A Review of AI-Driven Approaches for Nanoscale Heat Conduction and Radiation

TL;DR

This paper reviews recent AI and machine learning methods applied to modeling nanoscale heat conduction and radiation, highlighting advances, applications, and future challenges in the field.

Contribution

It provides a comprehensive overview of AI-driven techniques for nanoscale heat transfer modeling, including phonon prediction, ML interatomic potentials, and radiative transfer solutions.

Findings

ML techniques accurately predict phonon properties

MLIPs enhance molecular dynamics simulations

Data-driven methods improve radiative heat transfer modeling

Abstract

Heat conduction and radiation are two of the three fundamental modes of heat transfer, playing a critical role in a wide range of scientific and engineering applications ranging from energy systems to materials science. However, traditional physics-based simulation methods for modeling these processes often suffer from prohibitive computational costs. In recent years, the rapid advancements in Artificial Intelligence (AI) and machine learning (ML) have demonstrated remarkable potential in the modeling of nanoscale heat conduction and radiation. This review presents a comprehensive overview of recent AI-driven developments in modeling heat conduction and radiation at the nanoscale. We first discuss the ML techniques for predicting phonon properties, including phonon dispersion and scattering rates, which are foundational for determining material thermal properties. Next, we explore the role of machine-learning interatomic potentials (MLIPs) in molecular dynamics simulations and their applications to bulk materials, low-dimensional systems, and interfacial transport. We then review the ML approaches for solving radiative heat transfer problems, focusing on data-driven solutions to Maxwell's equations and the radiative transfer equation.
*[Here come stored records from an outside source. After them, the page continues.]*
template <typename T>
__global__ __launch_bounds__(256) void paged_attn_kernel(
    const T* __restrict__ q, long ldq, long q_bs, int Hq, int Hkv, float scale, const int32_t* __restrict__ pos,
    const T* __restrict__ kc, const T* __restrict__ vc, const int32_t* __restrict__ block_table, int max_pages,
    int page, T* __restrict__ out, long ldo, long o_bs) {
    constexpr int D = 64;
    extern __shared__ __attribute__((aligned(16))) char smem[];
    float* qs = reinterpret_cast<float*>(smem);
    float* red = qs + D;
    float* S = red + 8 + 4 * D;
    const int tid = threadIdx.x, lane = tid & 63, wave = tid >> 6;
    const int h = blockIdx.x, t = blockIdx.y, b = blockIdx.z;
    const int hk = h / (Hq / Hkv);
    const int ctx = pos[b] + t + 1;
    const int32_t* bt = block_table + (long)b * max_pages;
    if (tid < D) qs[tid] = Cvt<T>::to_f(q[(long)b * q_bs + (long)t * ldq + h * D + tid]);
    __syncthreads();
    float mx = -INFINITY;
    for (int j = tid; j < ctx; j += 256) {
        const T* kp = kc + (((long)bt[j / page] * Hkv + hk) * page + j % page) * D;
        float s = 0.f;
#pragma unroll
        for (int d = 0; d < D; ++d) s += qs[d] * Cvt<T>::to_f(kp[d]);
        s *= scale;
        S[j] = s;
        mx = fmaxf(mx, s);
    }
    mx = wave_max(mx);
    if (lane == 0) red[wave] = mx;
    __syncthreads();
    mx = fmaxf(fmaxf(red[0], red[1]), fmaxf(red[2], red[3]));
    float l = 0.f;
    for (int j = tid; j < ctx; j += 256) {
        float e = expf(S[j] - mx);
        S[j] = e;
        l += e;
    }
    l = wave_sum(l);
    if (lane == 0) red[4 + wave] = l;
    __syncthreads();
    l = red[4] + red[5] + red[6] + red[7];
    float acc = 0.f;
    for (int j = wave; j < ctx; j += 4) {
        const T* vp = vc + (((long)bt[j / page] * Hkv + hk) * page + j % page) * D;
        acc += S[j] * Cvt<T>::to_f(vp[lane]);
    }
    red[8 + wave * D + lane] = acc;
    __syncthreads();
    if (wave == 0) {
        float o = (red[8 + lane] + red[8 + D + lane]) + (red[8 + 2 * D + lane] + red[8 + 3 * D + lane]);
        out[(long)b * o_bs + (long)t * ldo + h * D + lane] = Cvt<T>::from_f(o / l);
    }
}
extern "C" int mmx_paged_attn(const void* q, int64_t ldq, int64_t q_bs, int B, int rows, int Hq, int Hkv, int D, float scale,
                              const int32_t* pos, const void* kc, const void* vc, const int32_t* block_table, int max_pages,
                              int page, void* out, int64_t ldo, int64_t o_bs, int dtype, hipStream_t stream) {
    dtype = MMX_ACT_DTYPE(dtype);
    MMX_CHECK_ARG(q && pos && kc && vc && block_table && out && B > 0 && rows > 0 && D == 64 && Hq % Hkv == 0 && page > 0);
    const size_t max_ctx = (size_t)max_pages * page;
    size_t lds = (64 + 8 + 4 * 64 + max_ctx) * 4;
    MMX_CHECK_ARG(lds <= 160 * 1024);
    dim3 grid(Hq, rows, B);
    if (dtype == MMX_BF16) MMX_LDS_OPT_IN(paged_attn_kernel<bf16_t>, lds);
    else if (dtype == MMX_F32) MMX_LDS_OPT_IN(paged_attn_kernel<float>, lds);
    if (dtype == MMX_BF16) hipLaunchKernelGGL(paged_attn_kernel<bf16_t>, grid, dim3(256), lds, stream, (const bf16_t*)q, ldq, q_bs, Hq, Hkv, scale, pos, (const bf16_t*)kc, (const bf16_t*)vc, block_table, max_pages, page, (bf16_t*)out, ldo, o_bs);
    else if (dtype == MMX_F32) hipLaunchKernelGGL(paged_attn_kernel<float>, grid, dim3(256), lds, stream, (const float*)q, ldq, q_bs, Hq, Hkv, scale, pos, (const float*)kc, (const float*)vc, block_table, max_pages, page, (float*)out, ldo, o_bs);
    else return MMX_EARG;
    MMX_LAUNCH_CHECK();
    return MMX_OK;
}

template <typename T>
__device__ __forceinline__ void load8(const T* p, float o[8]) {
    if constexpr (sizeof(T) == 2) {
        uint4 r = *reinterpret_cast<const uint4*>(p);
        const unsigned w[4] = {r.x, r.y, r.z, r.w};
#pragma unroll
        for (int i = 0; i < 4; ++i) {
            o[2 * i] = __uint_as_float(w[i] << 16);
            o[2 * i + 1] = __uint_as_float(w[i] & 0xffff0000u);
        }
    } else {
        float4 a = *reinterpret_cast<const float4*>(p), b = *reinterpret_cast<const float4*>(p + 4);
        o[0] = a.x; o[1] = a.y; o[2] = a.z; o[3] = a.w; o[4] = b.x; o[5] = b.y; o[6] = b.z; o[7] = b.w;
    }
}
template <typename T>
struct Raw8 {
    uint4 a, b;
    __device__ __forceinline__ void load(const T* p) {
        a = *reinterpret_cast<const uint4*>(p);
        if constexpr (sizeof(T) == 4) b = *reinterpret_cast<const uint4*>(p + 4);
    }
    __device__ __forceinline__ void to_float(float o[8]) const {
        const unsigned w[4] = {a.x, a.y, a.z, a.w};
        if constexpr (sizeof(T) == 2) {
#pragma unroll
            for (int i = 0; i < 4; ++i) {
                o[2 * i] = __uint_as_float(w[i] << 16);
                o[2 * i + 1] = __uint_as_float(w[i] & 0xffff0000u);
            }
        } else {
            const unsigned w2[4] = {b.x, b.y, b.z, b.w};
#pragma unroll
            for (int i = 0; i < 4; ++i) { o[i] = __uint_as_float(w[i]); o[4 + i] = __uint_as_float(w2[i]); }
        }
    }
};

template <typename T, int OM, int HP>
__global__ __launch_bounds__(256) void decode_attn_kernel(
    const float* __restrict__ qkv, long ldqkv, int Hq, int Hkv, const float* __restrict__ inv_freq,
    const float* __restrict__ rope_tab, const int32_t* __restrict__ pos, T* __restrict__ kc, T* __restrict__ vc,
    const int32_t* __restrict__ block_table, int max_pages, int page, float scale, T* __restrict__ out, long ldo,
    int nseq) {
    constexpr int D = 64, HALF = 32, NG = 32;
    extern __shared__ __attribute__((aligned(16))) char smem[];
    float* qs = reinterpret_cast<float*>(smem);
    float* kn = qs + HP * D;
    float* vn = kn + D;
    float* gm = vn + D;
    float* gl = gm + HP * NG;
    float* part = gl + HP * NG;
    int* bts = reinterpret_cast<int*>(part + HP * NG * D);
    const int tid = threadIdx.x;
    const int group = Hq / Hkv, nsub = (group + HP - 1) / HP;
    const int xcd = blockIdx.x & 7, slot = blockIdx.x >> 3;
    const int kvg = (slot / nsub) * 8 + xcd;
    if (kvg >= Hkv * nseq) return;
    const int b = kvg / Hkv, hk = kvg % Hkv, sub = slot % nsub;
    const int h0 = hk * group + sub * HP, nh = min(HP, group - sub * HP);
    const int32_t* bt = block_table + (long)b * max_pages;
    for (int i = tid; i < max_pages; i += 256) bts[i] = bt[i];
    const int p = pos[b];
    const float* src = qkv + (long)b * ldqkv;
    const float sc2 = scale * 1.44269504088896341f;
    if (tid < (HP + 1) * HALF) {
        const int which = tid >> 5, d = tid & 31;
        const float* x = src + (which < HP ? (h0 + min(which, nh - 1)) * D : (Hq + hk) * D);
        float c, s;
        if (rope_tab) {
            c = rope_tab[(long)p * D + d];
            s = rope_tab[(long)p * D + HALF + d];
        } else {
            const float ang = (float)p * inv_freq[d];
            c = cosf(ang);
            s = sinf(ang);
        }
        const float y0 = x[d] * c - x[d + HALF] * s, y1 = x[d + HALF] * c + x[d] * s;
        if (which < HP) { qs[which * D + d] = y0 * sc2; qs[which * D + d + HALF] = y1 * sc2; }
        else { kn[d] = Cvt<T>::to_f(Cvt<T>::from_f(y0)); kn[d + HALF] = Cvt<T>::to_f(Cvt<T>::from_f(y1)); }
    } else if (tid < (HP + 1) * HALF + D) {
        const int d = tid - (HP + 1) * HALF;
        vn[d] = Cvt<T>::to_f(Cvt<T>::from_f(src[(Hq + Hkv + hk) * D + d]));
    }
    __syncthreads();
    if (sub == 0 && tid < D) {
        const long o = (((long)bts[p / page] * Hkv + hk) * page + p % page) * D + tid;
        kc[o] = Cvt<T>::from_f(kn[tid]);
        vc[o] = Cvt<T>::from_f(vn[tid]);
    }
    const int kg = tid >> 3, dc = tid & 7;
    float qv[HP][8];
#pragma unroll
    for (int hp = 0; hp < HP; ++hp)
#pragma unroll
        for (int e = 0; e < 8; ++e) qv[hp][e] = qs[hp * D + dc * 8 + e];
    float m[HP], l[HP], acc[HP][8];
#pragma unroll
    for (int hp = 0; hp < HP; ++hp) {
        m[hp] = -INFINITY;
        l[hp] = 0.f;
#pragma unroll
        for (int e = 0; e < 8; ++e) acc[hp][e] = 0.f;
    }
    auto consume = [&](const float kv[8], const float vv[8]) {
#pragma unroll
        for (int hp = 0; hp < HP; ++hp) {
            float sdot = 0.f;
#pragma unroll
            for (int e = 0; e < 8; ++e) sdot = __builtin_fmaf(qv[hp][e], kv[e], sdot);
            sdot = group8_sum(sdot);
            const float mn = fmaxf(m[hp], sdot);
            const float al = __builtin_amdgcn_exp2f(m[hp] - mn), pj = __builtin_amdgcn_exp2f(sdot - mn);
            l[hp] = __builtin_fmaf(l[hp], al, pj);
#pragma unroll
            for (int e = 0; e < 8; ++e) acc[hp][e] = __builtin_fmaf(acc[hp][e], al, pj * vv[e]);
            m[hp] = mn;
        }
    };
    constexpr int U = sizeof(T) == 2 ? 12 : 10;
    for (int j0 = kg; j0 < p; j0 += NG * U) {
        Raw8<T> rk[U], rv[U];
#pragma unroll
        for (int u = 0; u < U; ++u) {
            const int j = j0 + u * NG;
            if (j < p) {
                const long o = (((long)bts[j / page] * Hkv + hk) * page + j % page) * D + dc * 8;
                rk[u].load(kc + o);
                rv[u].load(vc + o);
            }
        }
#pragma unroll
        for (int u = 0; u < U; ++u) {
            if (j0 + u * NG < p) {
                float kv[8], vv[8];
                rk[u].to_float(kv);
                rv[u].to_float(vv);
                consume(kv, vv);
            }
        }
    }
    if (kg == p % NG) {
        float kv[8], vv[8];
#pragma unroll
        for (int e = 0; e < 8; ++e) { kv[e] = kn[dc * 8 + e]; vv[e] = vn[dc * 8 + e]; }
        consume(kv, vv);
    }
#pragma unroll
    for (int hp = 0; hp < HP; ++hp) {
        if (dc == 0) { gm[hp * NG + kg] = m[hp]; gl[hp * NG + kg] = l[hp]; }
#pragma unroll
        for (int e = 0; e < 8; ++e) part[(hp * NG + kg) * D + dc * 8 + e] = acc[hp][e];
    }
    __syncthreads();
    if (tid < nh * D) {
        const int hp = tid >> 6, d = tid & 63, h = h0 + hp;
        const float* gmh = gm + hp * NG;
        const float* glh = gl + hp * NG;
        const float* ph = part + hp * NG * D;
        float M = -INFINITY;
#pragma unroll
        for (int g2 = 0; g2 < NG; ++g2) M = fmaxf(M, gmh[g2]);
        float L = 0.f, o = 0.f;
#pragma unroll
        for (int g2 = 0; g2 < NG; ++g2) {
            const float w = __builtin_amdgcn_exp2f(gmh[g2] - M);
            L = __builtin_fmaf(glh[g2], w, L);
            o = __builtin_fmaf(ph[g2 * D + d], w, o);
        }
        if constexpr (OM == 2) {
            const int nkb = Hq * D / 32, col = h * D + d;
            const long ps = (long)((nseq + 15) / 16) * nkb * 512;
            const long idx = ((((long)(b >> 4) * nkb + (col >> 5)) * 64) + (((col & 31) >> 3) << 4) + (b & 15)) * 8 + (col & 7);
            bf16_t* pl = reinterpret_cast<bf16_t*>(out);
            const float v = o / L;
            const bf16_t hh = f2bf(v);
            const float r1 = v - bf2f(hh);
            const bf16_t mm = f2bf(r1);
            pl[idx] = hh;
            pl[ps + idx] = mm;
            pl[2 * ps + idx] = f2bf(r1 - bf2f(mm));
        } else if constexpr (OM == 3) {
            const int nkb = Hq * D / 32, col = h * D + d;
            const long ps = (long)((nseq + 15) / 16) * nkb * 512;
            const long idx = ((((long)(b >> 4) * nkb + (col >> 5)) * 64) + (((col & 31) >> 3) << 4) + (b & 15)) * 8 + (col & 7);
            unsigned short* pl = reinterpret_cast<unsigned short*>(out);
            const float v = o / L;
            const _Float16 hh = (_Float16)v;
            pl[idx] = __builtin_bit_cast(unsigned short, hh);
            pl[ps + idx] = __builtin_bit_cast(unsigned short, (_Float16)(v - (float)hh));
        } else {
            out[OM == 1 ? act_packed_index<T>(b, h * D + d, Hq * D) : (long)b * ldo + h * D + d] = Cvt<T>::from_f(o / L);
        }
    }
}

We further discuss the ML-accelerated inverse design of radiative energy devices, including optimization-based and generative model-based methods. Finally, we discuss open challenges and future directions, including data availability, model generalization, uncertainty quantification, and interpretability. Through this survey, we aim to provide a foundational understanding of how AI techniques are reshaping thermal science and guiding future research in nanoscale heat transfer.